====== Supplied data ======

enum ResidentMsg { MSG_GRADIENT = 0, MSG_MAX_ITER, MSG_MIN_RADIUS, MSG_INVALID_STEPS, MSG_PARAMETER, MSG_FUNCTION, MSG_LINE_SEARCH };
static const char* const kResidentMsg[] = {"Gradient tolerance reached.", "Maximum number of iterations reached.",
                                           "Minimum trust region radius reached.",
                                           "Number of consecutive invalid steps more than max.", "Parameter tolerance reached.",
                                           "Function tolerance reached."};

struct ResidentShared {
    double A[RES_NSH_MAX][RES_NSH_MAX + 1];
    double rhs[RES_NSH_MAX], delta[RES_NSH_MAX], gc[RES_NSH_MAX], gsch[RES_NSH_MAX], scale2[RES_NSH_MAX];
    int idx[RES_NSH_MAX];
    int8_t eff[RES_NSH_MAX];
    double red[RES_WAVES][6];
    double grp[RES_THREADS];
    double radius, decrease_factor, cost, gmax, gmax_priv;
    int m, nfail, valid;
    unsigned long long prof[RES_PROF];
    double p_intr[2][RES_MAX_CAMS * 12], p_cam[2][RES_MAX_CAMS * 7], p_target[2][7];
};

template <int N>
__device__ __forceinline__ void block_sum(double (&v)[N], ResidentShared& sh) {
    const int lane = threadIdx.x & 63, wave = threadIdx.x >> 6;
#pragma unroll
    for (int k = 0; k < N; ++k) {
        const double t = wave_sum63(v[k]);
        if (lane == 63) sh.red[wave][k] = t;
    }
    __syncthreads();
#pragma unroll
    for (int k = 0; k < N; ++k) {
        double t = 0.0;
        for (int w = 0; w < RES_WAVES; ++w) t += sh.red[w][k];
        v[k] = t;
    }
    __syncthreads();
}

__device__ __forceinline__ double block_max(double v, ResidentShared& sh) {
    for (int o = 32; o > 0; o >>= 1) v = fmax(v, __shfl_xor(v, o));
    if ((threadIdx.x & 63) == 0) sh.red[threadIdx.x >> 6][0] = v;
    __syncthreads();
    double m = sh.red[0][0];
    for (int w = 1; w < RES_WAVES; ++w) m = fmax(m, sh.red[w][0]);
    __syncthreads();
    return m;
}

template <class NT, class TF, class OF>
// ... 122 lines not shown
        if (CHAIN == CH_INTRINSIC) {
            pA = a.view[which] + 7 * static_cast<int64_t>(a.blk_view[b]);
        } else if (CHAIN == CH_EXTRINSIC) {
            pA = a.view[which] + 7 * static_cast<int64_t>(a.blk_view[b]);
            pB = sh.p_cam[which] + 7 * a.blk_cam[b];
        } else {
            pA = sh.p_target[which];
            pB = sh.p_cam[which] + 7 * a.blk_cam[b];
            ax = a.aux + 12 * static_cast<int64_t>(b);
        }
        double o[BC_SIZE];
        block_consts<CHAIN>(pA, pB, ax, o);
        for (int i = 0; i < BC_SIZE; ++i) a.bc[static_cast<int64_t>(b) * BC_SIZE + i] = o[i];
    }
    if (MODEL == CAM_SCHEIMPFLUG)
        for (int c = threadIdx.x; c < a.n_cams; c += RES_THREADS) {
            double o[SD_SIZE];
            for (int i = 0; i < SD_SIZE; ++i) o[i] = 0.0;
            scheimpflug_consts(sh.p_intr[which] + 12 * c, o);
            for (int i = 0; i < SD_SIZE; ++i) a.sd[static_cast<int64_t>(c) * SD_SIZE + i] = o[i];
        }
    __syncthreads();
}

template <int CHAIN, int MODEL, int NPARTS, int PART>
struct ModeBParts {
    static __device__ __forceinline__ void run(const Tile t, int lane, const double* bcp, const double* ip, const double* sp,
                                               const ResidentArgs& a, double* row) {
        normal_eq_tile<CHAIN, MODEL, NPARTS, PART, double>(t, lane, bcp, ip, sp, a.X, a.Y, a.u, a.v, row);
        if constexpr (PART + 1 < NPARTS) ModeBParts<CHAIN, MODEL, NPARTS, PART + 1>::run(t, lane, bcp, ip, sp, a, row);
    }
};

template <int CHAIN, int MODEL>
__device__ __forceinline__ void phase_mode_b(const ResidentArgs& a) {
    constexpr int PI = IntrSize<MODEL>::value;
    constexpr int NACC = LocalCols<CHAIN, MODEL>::value * (LocalCols<CHAIN, MODEL>::value + 1) / 2 + LocalCols<CHAIN, MODEL>::value + 1;
    constexpr int NPARTS = CHAIN == CH_INTRINSIC ? 3 : 6;
    const int lane = threadIdx.x & 63;
    const int wave = __builtin_amdgcn_readfirstlane(threadIdx.x >> 6);
    const bool direct = a.n_tiles == a.n_blocks;
    for (int w = wave; w < a.n_tiles; w += RES_WAVES) {
        const Tile t = a.tiles[w];
        const int cam = a.blk_cam[t.blk];
        double* row = (direct ? a.blk_acc : a.partial) + static_cast<int64_t>(w) * NACC;
        ModeBParts<CHAIN, MODEL, NPARTS, 0>::run(t, lane, a.bc + static_cast<int64_t>(t.blk) * BC_SIZE, a.intr[0] + static_cast<int64_t>(cam) * PI,
                                                 a.sd + static_cast<int64_t>(cam) * SD_SIZE, a, row);
    }
    __syncthreads();
    if (!direct) {
        for (int idx = threadIdx.x; idx < a.n_blocks * NACC; idx += RES_THREADS) {
            const int b = idx / NACC, e = idx - b * NACC;
            double s = 0.0;
            for (int64_t t = a.blk_tile_off[b]; t < a.blk_tile_off[b + 1]; ++t) s += a.partial[t * NACC + e];
            a.blk_acc[idx] = s;
        }
        __syncthreads();
    }
}

template <int MODEL>
__device__ __forceinline__ double phase_resid_cost(const ResidentArgs& a, int which, ResidentShared& sh) {
    constexpr int PI = IntrSize<MODEL>::value;
    const int lane = threadIdx.x & 63;
    const int wave = __builtin_amdgcn_readfirstlane(threadIdx.x >> 6);
    for (int w = wave; w < a.n_tiles; w += RES_WAVES) {
        const Tile t = a.tiles[w];
        const int cam = a.blk_cam[t.blk];
        const double s = resid_tile<MODEL, double>(t, lane, a.bc + static_cast<int64_t>(t.blk) * BC_SIZE,
                                                   a.intr[which] + static_cast<int64_t>(cam) * PI, a.sd + static_cast<int64_t>(cam) * SD_SIZE,
                                                   a.X, a.Y, a.u, a.v);
        if (lane == 63) a.partial[w] = s;
    }
    __syncthreads();
    double c[1] = {0.0};
    for (int b = threadIdx.x; b < a.n_blocks; b += RES_THREADS) {
        double s = 0.0;
        for (int64_t t = a.blk_tile_off[b]; t < a.blk_tile_off[b + 1]; ++t) s += a.partial[t];
        a.blk_s[b] = s;
        double rho, w;
        huber(s, a.huber, &rho, &w);
        c[0] += 0.5 * rho;
    }
    block_sum(c, sh);
    return c[0];
}

__device__ __forceinline__ double phase_weights(const ResidentArgs& a, ResidentShared& sh) {
    const int NACC = a.dims.NACC, s_idx = a.dims.NH + a.dims.PL;
    double c[1] = {0.0};
    for (int b = threadIdx.x; b < a.n_blocks; b += RES_THREADS) {
        double rho, w;
        huber(a.blk_acc[static_cast<int64_t>(b) * NACC + s_idx], a.huber, &rho, &w);
        a.blk_w[b] = w;
        c[0] += 0.5 * rho;
    }
    block_sum(c, sh);
    grouped_sums(
        a.n_cams * NACC, [&](int idx) { const int cam = idx / NACC; return static_cast<int>(a.cam_off[cam + 1] - a.cam_off[cam]); },
        [&](int idx, int k) {
            const int cam = idx / NACC, e = idx - cam * NACC;
            const int b = a.cam_blk[a.cam_off[cam] + k];
            return a.blk_w[b] * a.blk_acc[static_cast<int64_t>(b) * NACC + e];
        },
        [&](int idx, double s) { a.cam_acc[idx] = s; }, sh);
    return c[0];
}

======

**Exercise directions:**
The full set of entries must be transcribed exactly.

**Expected output:**
enum ResidentMsg { MSG_GRADIENT = 0, MSG_MAX_ITER, MSG_MIN_RADIUS, MSG_INVALID_STEPS, MSG_PARAMETER, MSG_FUNCTION, MSG_LINE_SEARCH };
static const char* const kResidentMsg[] = {"Gradient tolerance reached.", "Maximum number of iterations reached.",
                                           "Minimum trust region radius reached.",
                                           "Number of consecutive invalid steps more than max.", "Parameter tolerance reached.",
                                           "Function tolerance reached."};

struct ResidentShared {
    double A[RES_NSH_MAX][RES_NSH_MAX + 1];
    double rhs[RES_NSH_MAX], delta[RES_NSH_MAX], gc[RES_NSH_MAX], gsch[RES_NSH_MAX], scale2[RES_NSH_MAX];
    int idx[RES_NSH_MAX];
    int8_t eff[RES_NSH_MAX];
    double red[RES_WAVES][6];
    double grp[RES_THREADS];
    double radius, decrease_factor, cost, gmax, gmax_priv;
    int m, nfail, valid;
    unsigned long long prof[RES_PROF];
    double p_intr[2][RES_MAX_CAMS * 12], p_cam[2][RES_MAX_CAMS * 7], p_target[2][7];
};

template <int N>
__device__ __forceinline__ void block_sum(double (&v)[N], ResidentShared& sh) {
    const int lane = threadIdx.x & 63, wave = threadIdx.x >> 6;
#pragma unroll
    for (int k = 0; k < N; ++k) {
        const double t = wave_sum63(v[k]);
        if (lane == 63) sh.red[wave][k] = t;
    }
    __syncthreads();
#pragma unroll
    for (int k = 0; k < N; ++k) {
        double t = 0.0;
        for (int w = 0; w < RES_WAVES; ++w) t += sh.red[w][k];
        v[k] = t;
    }
    __syncthreads();
}

__device__ __forceinline__ double block_max(double v, ResidentShared& sh) {
    for (int o = 32; o > 0; o >>= 1) v = fmax(v, __shfl_xor(v, o));
    if ((threadIdx.x & 63) == 0) sh.red[threadIdx.x >> 6][0] = v;
    __syncthreads();
    double m = sh.red[0][0];
    for (int w = 1; w < RES_WAVES; ++w) m = fmax(m, sh.red[w][0]);
    __syncthreads();
    return m;
}

template <class NT, class TF, class OF>
// ... 122 lines not shown
        if (CHAIN == CH_INTRINSIC) {
            pA = a.view[which] + 7 * static_cast<int64_t>(a.blk_view[b]);
        } else if (CHAIN == CH_EXTRINSIC) {
            pA = a.view[which] + 7 * static_cast<int64_t>(a.blk_view[b]);
            pB = sh.p_cam[which] + 7 * a.blk_cam[b];
        } else {
            pA = sh.p_target[which];
            pB = sh.p_cam[which] + 7 * a.blk_cam[b];
            ax = a.aux + 12 * static_cast<int64_t>(b);
        }
        double o[BC_SIZE];
        block_consts<CHAIN>(pA, pB, ax, o);
        for (int i = 0; i < BC_SIZE; ++i) a.bc[static_cast<int64_t>(b) * BC_SIZE + i] = o[i];
    }
    if (MODEL == CAM_SCHEIMPFLUG)
        for (int c = threadIdx.x; c < a.n_cams; c += RES_THREADS) {
            double o[SD_SIZE];
            for (int i = 0; i < SD_SIZE; ++i) o[i] = 0.0;
            scheimpflug_consts(sh.p_intr[which] + 12 * c, o);
            for (int i = 0; i < SD_SIZE; ++i) a.sd[static_cast<int64_t>(c) * SD_SIZE + i] = o[i];
        }
    __syncthreads();
}

template <int CHAIN, int MODEL, int NPARTS, int PART>
struct ModeBParts {
    static __device__ __forceinline__ void run(const Tile t, int lane, const double* bcp, const double* ip, const double* sp,
                                               const ResidentArgs& a, double* row) {
        normal_eq_tile<CHAIN, MODEL, NPARTS, PART, double>(t, lane, bcp, ip, sp, a.X, a.Y, a.u, a.v, row);
        if constexpr (PART + 1 < NPARTS) ModeBParts<CHAIN, MODEL, NPARTS, PART + 1>::run(t, lane, bcp, ip, sp, a, row);
    }
};

template <int CHAIN, int MODEL>
__device__ __forceinline__ void phase_mode_b(const ResidentArgs& a) {
    constexpr int PI = IntrSize<MODEL>::value;
    constexpr int NACC = LocalCols<CHAIN, MODEL>::value * (LocalCols<CHAIN, MODEL>::value + 1) / 2 + LocalCols<CHAIN, MODEL>::value + 1;
    constexpr int NPARTS = CHAIN == CH_INTRINSIC ? 3 : 6;
    const int lane = threadIdx.x & 63;
    const int wave = __builtin_amdgcn_readfirstlane(threadIdx.x >> 6);
    const bool direct = a.n_tiles == a.n_blocks;
    for (int w = wave; w < a.n_tiles; w += RES_WAVES) {
        const Tile t = a.tiles[w];
        const int cam = a.blk_cam[t.blk];
        double* row = (direct ? a.blk_acc : a.partial) + static_cast<int64_t>(w) * NACC;
        ModeBParts<CHAIN, MODEL, NPARTS, 0>::run(t, lane, a.bc + static_cast<int64_t>(t.blk) * BC_SIZE, a.intr[0] + static_cast<int64_t>(cam) * PI,
                                                 a.sd + static_cast<int64_t>(cam) * SD_SIZE, a, row);
    }
    __syncthreads();
    if (!direct) {
        for (int idx = threadIdx.x; idx < a.n_blocks * NACC; idx += RES_THREADS) {
            const int b = idx / NACC, e = idx - b * NACC;
            double s = 0.0;
            for (int64_t t = a.blk_tile_off[b]; t < a.blk_tile_off[b + 1]; ++t) s += a.partial[t * NACC + e];
            a.blk_acc[idx] = s;
        }
        __syncthreads();
    }
}

template <int MODEL>
__device__ __forceinline__ double phase_resid_cost(const ResidentArgs& a, int which, ResidentShared& sh) {
    constexpr int PI = IntrSize<MODEL>::value;
    const int lane = threadIdx.x & 63;
    const int wave = __builtin_amdgcn_readfirstlane(threadIdx.x >> 6);
    for (int w = wave; w < a.n_tiles; w += RES_WAVES) {
        const Tile t = a.tiles[w];
        const int cam = a.blk_cam[t.blk];
        const double s = resid_tile<MODEL, double>(t, lane, a.bc + static_cast<int64_t>(t.blk) * BC_SIZE,
                                                   a.intr[which] + static_cast<int64_t>(cam) * PI, a.sd + static_cast<int64_t>(cam) * SD_SIZE,
                                                   a.X, a.Y, a.u, a.v);
        if (lane == 63) a.partial[w] = s;
    }
    __syncthreads();
    double c[1] = {0.0};
    for (int b = threadIdx.x; b < a.n_blocks; b += RES_THREADS) {
        double s = 0.0;
        for (int64_t t = a.blk_tile_off[b]; t < a.blk_tile_off[b + 1]; ++t) s += a.partial[t];
        a.blk_s[b] = s;
        double rho, w;
        huber(s, a.huber, &rho, &w);
        c[0] += 0.5 * rho;
    }
    block_sum(c, sh);
    return c[0];
}

__device__ __forceinline__ double phase_weights(const ResidentArgs& a, ResidentShared& sh) {
    const int NACC = a.dims.NACC, s_idx = a.dims.NH + a.dims.PL;
    double c[1] = {0.0};
    for (int b = threadIdx.x; b < a.n_blocks; b += RES_THREADS) {
        double rho, w;
        huber(a.blk_acc[static_cast<int64_t>(b) * NACC + s_idx], a.huber, &rho, &w);
        a.blk_w[b] = w;
        c[0] += 0.5 * rho;
    }
    block_sum(c, sh);
    grouped_sums(
        a.n_cams * NACC, [&](int idx) { const int cam = idx / NACC; return static_cast<int>(a.cam_off[cam + 1] - a.cam_off[cam]); },
        [&](int idx, int k) {
            const int cam = idx / NACC, e = idx - cam * NACC;
            const int b = a.cam_blk[a.cam_off[cam] + k];
            return a.blk_w[b] * a.blk_acc[static_cast<int64_t>(b) * NACC + e];
        },
        [&](int idx, double s) { a.cam_acc[idx] = s; }, sh);
    return c[0];
}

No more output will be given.